Хмельницкий молчал, уставясь взглядом в синеющую даль. Так молча доехали до маленького придорожного хутора.
– Отдохнем тут, – сказал гетман.
Спешились. Гетман лег навзничь на траву. Над ним была чистая синева неба. У самого уха однообразно жужжал в траве шмель. Не хотелось ни думать, ни говорить. Вот так бы и лежал день, другой... Без заботы, без суеты. Вокруг свет широкий и ласковый, живут люди в согласии, в счастье.
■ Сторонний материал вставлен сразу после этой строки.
__global__ void __launch_bounds__(BUCKET_THREADS, BUCKET_CTAS_PER_SM)
bucket_kernel(LevelMap lm, RowSpec row, LevelInfo li, int k, int k_stop, const GenomeRuns* __restrict__ grs,
              const uint4* __restrict__ payload, const uint16_t* __restrict__ nsec, uint32_t cap,
              const GenomeStats* __restrict__ stats, float* freq, uint64_t freq_stride, uint64_t* totals,
              uint32_t genome0) {
    extern __shared__ __align__(16) unsigned char bucket_smem_raw[];
    BucketSmem& sm = *reinterpret_cast<BucketSmem*>(bucket_smem_raw);
    const int tid = threadIdx.x;
    const uint32_t b = blockIdx.x;
    const uint32_t nb = gridDim.x;
    const uint32_t g = genome0 + blockIdx.y;
    const GenomeRuns gr = grs[g];
    if (tid < row.nk) {
        const int j = row.k[tid];
        unsigned long long t = stats[g].total_top;
        for (int i = j; i < k; i++) t += stats[g].n_tail[i];
        sm.tot[tid] = t;
        if (totals && b == 0) totals[(uint64_t)g * row.nk + tid] = t;
    }
    __syncthreads();
    if (tid >= 32 && tid < 48) {
        const int level = tid - 32;
        uint32_t* cp = nullptr;
        float* fp = nullptr;
        double inv = 0.0;
        if (level >= k_stop && level <= k) {
            const size_t n_level = (size_t)PART_BINS >> (2 * (k - level));
            cp = lm.ptr(g, level) + (size_t)b * n_level;
            const int ki = li.ki[level];
            if (ki >= 0) {
                if (freq) fp = freq + (uint64_t)g * freq_stride + row.off[ki] + (size_t)b * n_level;
                inv = sm.tot[ki] ? 1.0 / (double)sm.tot[ki] : 0.0;
            }
        }
        sm.lvl_counts[level] = cp;
        sm.lvl_freq[level] = fp;
        sm.lvl_inv[level] = inv;
    }
    constexpr int PER1 = PART_BINS / 4 / BUCKET_THREADS;
    constexpr int PER2 = PART_BINS / 16 / BUCKET_THREADS;
    const uint32_t hbase = (uint32_t)__cvta_generic_to_shared(sm.hist);
    const uint32_t fix = payload_fix(b);
    {
        uint4* h4 = reinterpret_cast<uint4*>(sm.hist);
        for (int i = tid; i < (PART_BINS + 256) / 4; i += BUCKET_THREADS) h4[i] = make_uint4(0, 0, 0, 0);
    }
    constexpr int NWARP = BUCKET_THREADS / 32;
    const int lane = tid & 31, wid = tid >> 5;
    const size_t run_stride = (size_t)nb * cap * 2;
    for (uint32_t rb = 0; rb < gr.n_runs; rb += BUCKET_NS_CHUNK) {
        const uint32_t nr = min(gr.n_runs - rb, (uint32_t)BUCKET_NS_CHUNK);
        __syncthreads();
        for (uint32_t i = tid; i < nr; i += BUCKET_THREADS)
            sm.ns[i] = __ldg(nsec + (size_t)(gr.run0 + rb + i) * nb + b);
        __syncthreads();
        const uint4* base = payload + ((size_t)(gr.run0 + rb) * nb + b) * cap * 2;
        uint32_t r = wid, c = 0, nv = 0;
        auto settle = [&]() {
            while (r < nr && 32u * c >= (nv = 2u * sm.ns[r])) { r += NWARP; c = 0; }
        };
        auto issue = [&](uint4& x, bool& live) -> bool {
            settle();
            if (r >= nr) { live = false; return false; }
            const uint32_t v = 32u * c + lane;
            live = v < nv;
            if (live) x = __ldg(base + (size_t)r * run_stride + v);
            c++;
            return true;
        };
        uint4 x0, x1, x2, x3;
        bool l0, l1, l2, l3;
        bool h0 = issue(x0, l0), h1 = issue(x1, l1), h2 = issue(x2, l2), h3 = issue(x3, l3);
        while (h0) {
            if (l0) hist_add8(hbase, x0, fix);
            h0 = issue(x0, l0);
            if (!h1) break;
            if (l1) hist_add8(hbase, x1, fix);
            h1 = issue(x1, l1);
            if (!h2) break;
            if (l2) hist_add8(hbase, x2, fix);
            h2 = issue(x2, l2);
            if (!h3) break;
            if (l3) hist_add8(hbase, x3, fix);
            h3 = issue(x3, l3);
        }
    }
#if KM_BUCKET_BULK_STORE
    asm volatile("fence.proxy.async.shared::cta;" ::: "memory");
    __syncthreads();
    if (tid == 0) bulk_store(sm.lvl_counts[k], hbase, PART_BINS * 4);
#else
    __syncthreads();
#endif
    uint32_t v1r[PER1];
    {
        float* fk = sm.lvl_freq[k];
        const double inv = sm.lvl_inv[k];
        const bool down = k - 1 >= k_stop;
        uint32_t* c1 = down ? sm.lvl_counts[k - 1] : nullptr;
        float* f1 = down ? sm.lvl_freq[k - 1] : nullptr;
        const double inv1 = down ? sm.lvl_inv[k - 1] : 0.0;
#pragma unroll
        for (int u = 0; u < PER1; u++) {
            const int i = tid + u * BUCKET_THREADS;
            const uint4 c = reinterpret_cast<const uint4*>(sm.hist)[i];
#if !KM_BUCKET_BULK_STORE
            reinterpret_cast<uint4*>(sm.lvl_counts[k])[i] = c;
#endif
            if (fk) {
                float4 f;
                f.x = (float)((double)c.x * inv); f.y = (float)((double)c.y * inv);
                f.z = (float)((double)c.z * inv); f.w = (float)((double)c.w * inv);
                reinterpret_cast<float4*>(fk)[i] = f;
            }
            v1r[u] = c.x + c.y + c.z + c.w;
            if (down) {
                c1[i] = v1r[u];
                if (f1) f1[i] = (float)((double)v1r[u] * inv1);
            }
        }
    }
#if KM_BUCKET_BULK_STORE
    if (tid == 0) bulk_store_wait_read();
#endif
    if (k - 2 < k_stop) return;
    __syncthreads();
#pragma unroll
    for (int u = 0; u < PER1; u++) sm.hist[tid + u * BUCKET_THREADS] = v1r[u];
    __syncthreads();
    {
        uint32_t* cl = sm.lvl_counts[k - 2];
        float* fl = sm.lvl_freq[k - 2];
        const double invl = sm.lvl_inv[k - 2];
#pragma unroll
        for (int u = 0; u < PER2; u++) {
            const int i = tid + u * BUCKET_THREADS;
            const uint4 c = reinterpret_cast<const uint4*>(sm.hist)[i];
            const uint32_t v = c.x + c.y + c.z + c.w;
            cl[i] = v;
            if (fl) fl[i] = (float)((double)v * invl);
            sm.hist[4096 + i] = v;
        }
    }
    __syncthreads();
    if (tid >= 32) return;
    uint32_t* cur = sm.hist + 4096;
    uint32_t* nxt = sm.hist + 8192;
    int n_cur = 1024;
    for (int level = k - 3; level >= k_stop; level--) {
        const int n_next = n_cur >> 2;
        uint32_t* cl = sm.lvl_counts[level];
        float* fl = sm.lvl_freq[level];
        const double invl = sm.lvl_inv[level];
        for (int i = tid; i < n_next; i += 32) {
            const uint4 c = reinterpret_cast<const uint4*>(cur)[i];
            const uint32_t v = c.x + c.y + c.z + c.w;
            cl[i] = v;
            if (fl) fl[i] = (float)((double)v * invl);
            nxt[i] = v;
        }
        __syncwarp();
        uint32_t* t = cur; cur = nxt; nxt = t;
        n_cur = n_next;
    }
}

Солнце с неба шлет всем свои благодатные лучи. Война – такого слова люди и не слыхали, забыли давно. Ни мечей, ни мушкетов, железо точат только, чтобы хлеб резать...
"Будто в священном писании, – подумал гетман, посмеиваясь над собой.
– Может, мне постричься в монахи, кинуть все – и конец..."
Выговский сидел поодаль, читал какую-то грамоту, недовольно пожимал плечами. Гетман повернул к нему голову, спросил вдруг:
– Кто бы гетманом мог быть вместо меня, как мыслишь, Иван?
Выговский вздрогнул. Как мог Хмельницкий проникнуть в его сокровенные мысли? Сам он в эту минуту думал: «Может, в последний поход ведешь казаков, гетман». И вдруг такой вопрос...
Гетман подождал и сам себе ответил:
– Думаю, никого другого не захотят теперь казаки и поспольство не захочет.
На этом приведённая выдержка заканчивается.